Roma – Al suo ingresso nell’aula del Senato è stato accolto da una standing ovation, e così Giuseppe Conte si prende una rivincita sul clima di sufficienza e poca convinzione che lo aveva accolto appena una settimana fa alla vigilia del vertice.
L’informativa in Parlamento sugli esiti del Consiglio europeo, che aveva in agenda il fondo per la ripresa e il bilancio settennale dell’UE, ha subito messo in evidenza i passi da fare nel prossimo futuro, gli impegni del governo per sfruttare nel migliore dei modi le risorse.
E al di là di “un risultato per noi persino migliore rispetto alle premesse”, ha detto il presidente del Consiglio, “l’intesa è stata un passaggio fondamentale dell’Europa che è stata all’altezza della sua storia e della sua missione”, quella risposta adeguata alla sfida, sempre chiesta dall’Italia.

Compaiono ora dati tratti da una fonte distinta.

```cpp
hipError_t gpp_launch_cross_grad(hipStream_t s, const double* Ua, int64_t M, const double* Ub, int64_t N, int D, const double* w,
                                 const double* sf2, int kind, int d_split, const double* gmean, const double* alpha,
                                 const double* gvar, const double* B, int64_t ldb, double* g_Ua, int dA, double* g_Ub, int dB,
                                 double* g_w, double* g_sf2, void* ws, size_t ws_bytes) {
  if (kind < 0 || kind > 2 || D < 1 || D > GD_MAX) return hipErrorInvalidValue;
  if (M <= 0 || N <= 0) {
    if (g_w) if (hipError_t e = hipMemsetAsync(g_w, 0, (size_t)D * sizeof(double), s); e != hipSuccess) return e;
    if (g_sf2) if (hipError_t e = hipMemsetAsync(g_sf2, 0, sizeof(double), s); e != hipSuccess) return e;
    if (dA > 0 && M > 0) if (hipError_t e = hipMemsetAsync(g_Ua, 0, (size_t)M * dA * sizeof(double), s); e != hipSuccess) return e;
    if (dB > 0 && N > 0) if (hipError_t e = hipMemsetAsync(g_Ub, 0, (size_t)N * dB * sizeof(double), s); e != hipSuccess) return e;
    return hipSuccess;
  }
  const PgradShape p = pgrad_shape(M, N);
  if (p.MT > 65535) return hipErrorInvalidValue;
  if (ws_bytes < gpp_pgrad_ws_bytes(M, N, D, dA, dB)) return hipErrorInvalidValue;
  const int nwg = (int)(p.MT * p.CN);
  double* rec = reinterpret_cast<double*>(ws);
  double* gApart = rec + (size_t)nwg * (D + 1);
  double* gBpart = gApart + (size_t)p.CN * M * std::max(dA, 0);
  auto launch = [&](auto kern) {
    hipLaunchKernelGGL(kern, dim3((unsigned)p.CN, (unsigned)p.MT), dim3(256), 0, s, Ua, M, Ub, N, D, w, sf2, kind, d_split, gmean,
                       alpha, gvar, B, ldb, dA, dB, g_w ? 1 : 0, p.CN, rec, gApart, gBpart);
  };
  const bool mat = kind != 0;
#define GPP_PG(DT) (mat ? launch(gpp_pgrad_tiles<DT, true>) : launch(gpp_pgrad_tiles<DT, false>))
  if (D <= 8) GPP_PG(8);
  else if (D <= 16) GPP_PG(16);
  else if (D <= 32) GPP_PG(32);
  else GPP_PG(64);
#undef GPP_PG
  if (g_w || g_sf2) hipLaunchKernelGGL(gpp_pgrad_finish, dim3(D + 1), dim3(256), 0, s, rec, nwg, D, g_w, g_sf2);
  if (dA > 0)
    hipLaunchKernelGGL(gpp_gU_finish, dim3((unsigned)((M * dA + 255) / 256), 1), dim3(256), 0, s, gApart, M, dA, p.CN, g_Ua,
                       (int64_t)0);
  if (dB > 0)
    hipLaunchKernelGGL(gpp_gU_finish, dim3((unsigned)((N * dB + 255) / 256), 1), dim3(256), 0, s, gBpart, N, dB, (int)p.MT, g_Ub,
                       (int64_t)0);
  return hipGetLastError();
}

hipError_t gpp_launch_predict_reduce(hipStream_t s, const double* Ksn, int64_t lds, const double* V, int64_t ldv,
                                     int64_t M, int64_t N, const double* alpha, const double* kss, double* mean_out,
                                     double* var_out) {
  if (M <= 0) return hipSuccess;
  hipLaunchKernelGGL(gpp_predict_rows, dim3((unsigned)((M + 3) / 4)), dim3(256), 0, s, Ksn, lds, V, ldv, M, N, alpha, kss,
                     mean_out, var_out);
  return hipGetLastError();
}

namespace {
__global__ __launch_bounds__(256) void gpp_transpose_tile(const double* __restrict__ src, int64_t lds, int64_t rows, int64_t cols,
                                                          double* __restrict__ dst, int64_t ldd) {
  __shared__ double tile[64][65];
  const int64_t r0 = (int64_t)blockIdx.y * 64, c0 = (int64_t)blockIdx.x * 64;
  const int tx = threadIdx.x & 63, ty = threadIdx.x >> 6;
#pragma unroll 4
  for (int i = ty; i < 64; i += 4) {
    const int64_t r = r0 + i, c = c0 + tx;
    tile[i][tx] = (r < rows && c < cols) ? src[r * lds + c] : 0.0;
  }
  __syncthreads();
#pragma unroll 4
  for (int i = ty; i < 64; i += 4) {
    const int64_t c = c0 + i, r = r0 + tx;
    if (c < cols && r < rows) dst[c * ldd + r] = tile[tx][i];
  }
}
}

hipError_t gpp_launch_transpose(hipStream_t s, const double* src, int64_t lds, int64_t rows, int64_t cols, double* dst, int64_t ldd) {
  if (rows <= 0 || cols <= 0) return hipSuccess;
  dim3 grid((unsigned)((cols + 63) / 64), (unsigned)((rows + 63) / 64));
  hipLaunchKernelGGL(gpp_transpose_tile, grid, dim3(256), 0, s, src, lds, rows, cols, dst, ldd);
  return hipGetLastError();
}
```

### gp-plus_amd/linalg.py

```python
from __future__ import annotations

import threading
import warnings
from contextlib import contextmanager
from dataclasses import dataclass
from typing import Dict, Optional, Tuple

import torch

from .backend import (KIND_RBF, OP_MLL_EVAL, UPLO_FULL, UPLO_UPPER, GppContext, get_context, panel_timed_out, square_buffer)
from .errors import NanError, NotPSDError
from . import settings

__all__ = ["KernelSpec", "exact_mll", "ExactMLLFunction", "EvalWorkspace", "dense_kernel", "cross_kernel",
           "FactorCache", "factorize", "dense_log_prob", "predict_mean", "predict_var", "predictive_cov_upper",
           "train_post_cov_upper", "mvn_root", "mvn_draw"]


@dataclass
class KernelSpec:
    w: torch.Tensor
    sf2: torch.Tensor
    kind: int = KIND_RBF
    d_split: int = 0


class EvalWorkspace:

    def __init__(self, ctx: GppContext, N: int):
        dev = ctx.device
        self.N = N
        self.A = square_buffer(N, dev)
        self.Li = square_buffer(N, dev)
        self.Ki = square_buffer(N, dev)
        self.z = torch.empty(N, dtype=torch.float64, device=dev)
        self.alpha = torch.empty(N, dtype=torch.float64, device=dev)
        self.r = torch.empty(N, dtype=torch.float64, device=dev)
        self.out3 = torch.empty(3, dtype=torch.float64, device=dev)
        self.info = torch.zeros(1, dtype=torch.int32, device=dev)
        self.info_host = torch.zeros(1, dtype=torch.int32).pin_memory()
        self.info_event = torch.cuda.Event()
        self.epoch = 0


_workspaces: Dict[Tuple[int, int, int], EvalWorkspace] = {}
_workspaces_lock = threading.Lock()
_tls = threading.local()


@contextmanager
def eval_slot(slot: int):
    old = getattr(_tls, "slot", 0)
    _tls.slot = slot
    try:
        yield
    finally:
        _tls.slot = old


def current_slot() -> int:
    return getattr(_tls, "slot", 0)

LOOKAHEAD_MIN_N = 3840

STAGE_EVENTS = None


class _stage:
    def __init__(self, name: str):
        self.name = name

    def __enter__(self):
        if STAGE_EVENTS is not None:
            self.e0 = torch.cuda.Event(enable_timing=True)
            self.e0.record()
        return self

    def __exit__(self, *exc):
        if STAGE_EVENTS is not None:
            e1 = torch.cuda.Event(enable_timing=True)
            e1.record()
            STAGE_EVENTS.append((self.name, self.e0, e1))
        return False


def get_workspace(ctx: GppContext, N: int, slot: int = 0) -> EvalWorkspace:
    key = (ctx.index, N, slot)
    ws = _workspaces.get(key)
    if ws is None:
        with _workspaces_lock:
            for k in [k for k in _workspaces if k[0] == ctx.index and k[2] == slot]:
                del _workspaces[k]
            ws = EvalWorkspace(ctx, N)
            _workspaces[key] = ws
    return ws


def _as_f64(t: torch.Tensor, device) -> torch.Tensor:
    return t.to(device=device, dtype=torch.float64).contiguous()


def _factor(ctx: GppContext, ws: EvalWorkspace, U, w, sf2, tau, grp, kind, d_split, after=None) -> float:
    if torch.cuda.is_current_stream_capturing():
        if ws.N >= LOOKAHEAD_MIN_N:
            raise RuntimeError("graph capture of the evaluation is limited to the single-stream factorisation (N < 3840)")
        ctx.kernel_build(U, w, sf2, tau, grp, ws.A, jitter=0.0, kind=kind, d_split=d_split, uplo=UPLO_UPPER)
        ctx.potrf(ws.A, ws.Li, ws.info, ws.Ki)
        if after is not None:
            after()
        return 0.0
    jitters = [0.0] + [settings.cholesky_jitter.value() * (10 ** i) for i in range(settings.cholesky_max_tries.value())]
    attempts = list(jitters)
    while attempts:
        jit = attempts.pop(0)
        if ws.N >= LOOKAHEAD_MIN_N:
            torch.cuda.current_stream(ctx.index).synchronize()
        with _stage("kernel_build"):
            ctx.kernel_build(U, w, sf2, tau, grp, ws.A, jitter=jit, kind=kind, d_split=d_split, uplo=UPLO_UPPER)
        with _stage("potrf"):
            ctx.potrf(ws.A, ws.Li, ws.info, ws.Ki)
        ws.info_host.copy_(ws.info, non_blocking=True)
        ws.info_event.record(torch.cuda.current_stream(ctx.index))
        if after is not None:
            after()
        ws.info_event.synchronize()
        info = int(ws.info_host[0])
        if panel_timed_out(ctx, info):
            attempts.insert(0, jit)
            continue
        if info == 0:
            if jit > 0:
                warnings.warn(f"A not p.d., added jitter of {jit:.1e} to the diagonal", RuntimeWarning)
            return jit
        if jit == 0.0:
            bad = [n for n, t in (("inputs", U), ("weights", w), ("outputscale", sf2), ("noise", tau)) if not torch.isfinite(t).all()]
            if bad:
                raise NanError(f"cholesky: NaN/Inf in {', '.join(bad)} of the covariance")
    raise NotPSDError(f"Matrix not positive definite after repeatedly adding jitter up to {jitters[-1]:.1e} "
                      f"(leading minor {info}).")


class ExactMLLFunction(torch.autograd.Function):

    @staticmethod
    def forward(ctx, U, w, sf2, tau, mean, y, grp, kind, d_split, dU, slot):
        get_context(U.device)
        with torch.cuda.device(U.device):
            return ExactMLLFunction._forward(ctx, U, w, sf2, tau, mean, y, grp, kind, d_split, dU, slot)

    @staticmethod
    def _forward(ctx, U, w, sf2, tau, mean, y, grp, kind, d_split, dU, slot):
        dev = U.device
        gctx = get_context(dev)
        N, D = U.shape
        Ud, wd, sd, td = _as_f64(U.detach(), dev), _as_f64(w.detach(), dev), _as_f64(sf2.detach().reshape(1), dev), \
            _as_f64(tau.detach().reshape(-1), dev)
        S = td.numel()
        if grp is not None and grp.dtype != torch.int32:
            grp = grp.to(torch.int32)
        ws = get_workspace(gctx, N, slot)
        ws.epoch += 1
        torch.sub(_as_f64(y.detach(), dev), _as_f64(mean.detach(), dev), out=ws.r)
        need = ctx.needs_input_grad
        need_grad = any(need[:6])
        need_U = need[0] and dU > 0
        g_w = g_s = g_t = g_Ud = None
        if need_grad:
            g_w = torch.empty(D, dtype=torch.float64, device=dev)
            g_s = torch.empty(1, dtype=torch.float64, device=dev)
            g_t = torch.empty(S, dtype=torch.float64, device=dev)
            g_Ud = torch.empty(N, dU, dtype=torch.float64, device=dev) if need_U else None

        def rest():
            with _stage("trtri"):
                gctx.trtri(ws.A, ws.Li, ws.Ki)
            with _stage("mll_reduce"):
                gctx.mll_reduce(ws.A, ws.Li, ws.r, ws.z, ws.out3)
            if not need_grad:
                return
            with _stage("alpha"):
                gctx.alpha(ws.Li, ws.z, ws.alpha)
            with _stage("lauum"):
                gctx.lauum(ws.Li, ws.Ki)
            with _stage("grad_reduce"):
                gctx.grad_reduce(Ud, wd, sd, grp, S, ws.alpha, ws.Ki, dU if need_U else 0, g_w, g_s, g_t, g_Ud, kind=kind,
                                 d_split=d_split)

        _factor(gctx, ws, Ud, wd, sd, td, grp, kind, d_split, after=rest)
        ctx.saved = (g_w, g_s, g_t, g_Ud, ws.alpha.clone() if need_grad else None, (N, D, dU))
        ctx.in_dtypes = (U.dtype, w.dtype, sf2.dtype, tau.dtype, mean.dtype, y.dtype)
        ctx.shapes = (sf2.shape, tau.shape)
        return ws.out3[2].clone()

    @staticmethod
    def backward(ctx, grad_out):
        g_w, g_s, g_t, g_Ud, alpha, (N, D, dU) = ctx.saved
        need = ctx.needs_input_grad
        go = grad_out.to(torch.float64)
        g_U = None
        if need[0]:
            g_U = torch.zeros(N, D, dtype=torch.float64, device=alpha.device)
            if g_Ud is not None:
                g_U[:, :dU] = g_Ud
        dt = ctx.in_dtypes
        sf2_shape, tau_shape = ctx.shapes
        return (None if g_U is None else (go * g_U).to(dt[0]),
                (go * g_w).to(dt[1]) if need[1] else None,
                (go * g_s).reshape(sf2_shape).to(dt[2]) if need[2] else None,
                (go * g_t).reshape(tau_shape).to(dt[3]) if need[3] else None,
                (go * alpha).to(dt[4]) if need[4] else None,
                (-go * alpha).to(dt[5]) if need[5] else None,
                None, None, None, None, None)


def exact_mll(U: torch.Tensor, spec: KernelSpec, tau: torch.Tensor, mean: torch.Tensor, y: torch.Tensor,
              grp: Optional[torch.Tensor] = None, n_grad_dims: Optional[int] = None, slot: Optional[int] = None) -> torch.Tensor:
    if slot is None:
        slot = current_slot()
    if n_grad_dims is None:
        n_grad_dims = U.shape[1] if U.requires_grad else 0
    shard = settings.sharded_evaluation.value()
    if shard is not None:
        from .sharded import sharded_mll
        return sharded_mll(U, spec.w, spec.sf2, tau, mean, y, grp, spec.kind, spec.d_split, int(n_grad_dims),
                           group=shard.get("group"), nb=int(shard.get("nb", 1024)))
    return ExactMLLFunction.apply(U, spec.w, spec.sf2, tau, mean, y, grp, spec.kind, spec.d_split, int(n_grad_dims), slot)


@torch.no_grad()
def dense_kernel(U: torch.Tensor, spec: KernelSpec, tau: Optional[torch.Tensor] = None,
                 grp: Optional[torch.Tensor] = None, jitter: float = 0.0) -> torch.Tensor:
    dev = U.device
    gctx = get_context(dev)
    N = U.shape[0]
    out = square_buffer(N, dev)
    gctx.kernel_build(_as_f64(U, dev), _as_f64(spec.w, dev), _as_f64(spec.sf2.reshape(1), dev),
                      None if tau is None else _as_f64(tau.reshape(-1), dev),
                      None if grp is None else grp.to(torch.int32), out, jitter=jitter, kind=spec.kind,
                      d_split=spec.d_split, uplo=UPLO_FULL)
    return out


@torch.no_grad()
def cross_kernel(Ua: torch.Tensor, Ub: torch.Tensor, spec: KernelSpec) -> torch.Tensor:
    dev = Ua.device
    gctx = get_context(dev)
    M, N = Ua.shape[0], Ub.shape[0]
    ld = max(16, (N + 15) // 16 * 16)
    out = torch.empty((M, ld), dtype=torch.float64, device=dev)[:, :N]
    gctx.cross_kernel(_as_f64(Ua, dev), _as_f64(Ub, dev), _as_f64(spec.w, dev), _as_f64(spec.sf2.reshape(1), dev), out,
                      kind=spec.kind, d_split=spec.d_split)
    return out


class FactorCache:

    def __init__(self, gctx, L, Linv, alpha, U, spec, jitter, ws=None, z=None, refactor=None):
        self.gctx, self.L, self.Linv, self.alpha, self.U, self.spec, self.jitter = gctx, L, Linv, alpha, U, spec, jitter
        self.z = z
        self._ws, self._epoch = ws, (ws.epoch if ws is not None else 0)
        self._refactor = refactor

    def stale(self) -> bool:
        return self._ws is not None and self._ws.epoch != self._epoch

    def refresh(self) -> None:
        if not self.stale():
            return
        if self._refactor is None:
            raise RuntimeError("the prediction workspace was reused by another model and this cache cannot be rebuilt")
        tau, grp, r = self._refactor
        with torch.cuda.device(self.U.device):
            fresh = _factorize(self.U, self.spec, tau, grp, torch.zeros_like(r), r)
        self.L, self.Linv, self.alpha, self.z, self.jitter = fresh.L, fresh.Linv, fresh.alpha, fresh.z, fresh.jitter
        self._ws, self._epoch = fresh._ws, fresh._epoch


@torch.no_grad()
def factorize(U, spec: KernelSpec, tau, grp, mean, y) -> FactorCache:
    get_context(U.device)
    with torch.cuda.device(U.device):
        return _factorize(U, spec, tau, grp, mean, y)


def _factorize(U, spec: KernelSpec, tau, grp, mean, y) -> FactorCache:
    dev = U.device
    gctx = get_context(dev)
    N = U.shape[0]
    Ud, wd = _as_f64(U, dev), _as_f64(spec.w, dev)
    sd, td = _as_f64(spec.sf2.reshape(1), dev), _as_f64(tau.reshape(-1), dev)
    if grp is not None:
        grp = grp.to(torch.int32)
    ws = get_workspace(gctx, N, slot=-1)
    ws.epoch += 1
    jit = _factor(gctx, ws, Ud, wd, sd, td, grp, spec.kind, spec.d_split)
    gctx.trtri(ws.A, ws.Li, ws.Ki)
    torch.sub(_as_f64(y, dev), _as_f64(mean, dev), out=ws.r)
    gctx.mll_reduce(ws.A, ws.Li, ws.r, ws.z, ws.out3)
    gctx.alpha(ws.Li, ws.z, ws.alpha)
    return FactorCache(gctx, ws.A, ws.Li, ws.alpha.clone(), Ud, KernelSpec(wd, sd.reshape(()), spec.kind, spec.d_split), jit, ws,
                       z=ws.z.clone(), refactor=(td.clone(), None if grp is None else grp.clone(), ws.r.clone()))


@torch.no_grad()
def predict_from_cache(cache: FactorCache, Us: torch.Tensor, need_var: bool = True, need_V: bool = False):
    dev = Us.device
    gctx = cache.gctx
    M, N = Us.shape[0], cache.U.shape[0]
    mean = torch.empty(M, dtype=torch.float64, device=dev)
    if not (need_var or need_V):
        Ksn = cross_kernel(Us, cache.U, cache.spec)
        gctx.predict(cache.Linv, cache.alpha, Ksn, None, None, mean, None)
        return mean, None, None
    Kns = cross_kernel(cache.U, Us, cache.spec)
    ldv = max(16, (N + 15) // 16 * 16)
    V = torch.empty((M, ldv), dtype=torch.float64, device=dev)[:, :N]
    kss = cache.spec.sf2.reshape(1).expand(M).contiguous()
    var = torch.empty(M, dtype=torch.float64, device=dev)
    gctx.predict_tn(cache.Linv, cache.z, Kns, kss, V, mean, var)
    return mean, var, V
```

Così ha ricordato che “un’interlocuzione serrata ha consentito di mantenere invariato il volume complessivo della proposta della Commissione, pur con un riequilibrio fra grants e loans”, elencando poi i diversi benefici che sono stati portati incassati dalla delegazione.
“Ma questo è un risultato che appartiene all’Italia intera e non solo al governo e alla sua maggioranza”, ha aggiunto, spingendosi fino i ringraziamenti per i ministri (menzione speciale per Enzo Amendola degli Affari europei che è stato al suo fianco per quattro giorni e quattro notti), maggioranza e opposizione. “La classe politica ha dato prova di maturità” ha detto Conte e “anche i cittadini italiani con la loro vicinanza hanno rafforzato oggettivamente la posizione e la credibilità del governo al tavolo negoziale”.
Partita dura, ha ricordato, ma anche nei passaggi più difficili è stata mantenuta la linea rossa, come nel caso del cosiddetto ‘freno di emergenza’ o nelle modalità dell’approvazione dei piani nazionali. Capitoli “per cui abbiamo mantenuto fino all’ultimo la nostra riserva, non ci sono diritti di veto” dettagli, rafforzati con “i pareri degli uffici legali dell’UE che sono stati allegati agli atti”.
Sulla composizione del Quadro finanziario pluriennale, pur con qualche vantaggio per l’Italia come la riduzione della quota annuale di finanziamento al bilancio, e i benefici sulle politiche di coesione e per lo sviluppo rurale, Conte non nasconde punti critici. Come l’aumento dei ‘rebates’, gli sconti ai Paesi ricchi che “restano un elemento anacronistico” e tuttavia sono stati usati efficacemente come arma negoziale per ottenere molto. Anche le poste sulla transizione ecologica e altri tagli su capitoli essenziali per la Next generation EU, per Conte sono un passo indietro, che spera possano essere riequilibrati dal Parlamento europeo.
Oltre le autocelebrazioni, ora il lavoro vira su ciò che tanti analisti hanno messo in luce, la capacità di spendere e la qualità dei progetti da presentare alla Commissione. In questo frangente l’auspicio è che governo e maggioranza non finiscano nella palude delle discussioni infinite su schemi o cabine di regia a cui affidare questa fase molto delicata.
In sintesi, più soldi e meno alibi, e Conte dice aver recepito la responsabilità e la spinta in questa direzione ricevuta ieri dal presidente della Repubblica Sergio Mattarella. “Abbiamo già posto le basi per il piano e i progetti per i quali dobbiamo impiegare le nuove risorse in maniera efficiente” ha detto a deputati e senatori. “Lo faremo con impegno, determinazione e lungimiranza, con una forte spinta al percorso delle riforme. La credibilità dell’Italia in Europa passerà anche da qui, dimostrando di saper cogliere questa opportunità”.
Infine, “è giunto il momento di collocare il fiore della speranza al centro del giardino europeo”, chiusura presa in prestito da uno dei padri della nuova Europa, l’ex presidente della Commissione, Jacques Delors, che qualche giorno fa ha festeggiato il traguardo dei 95 anni.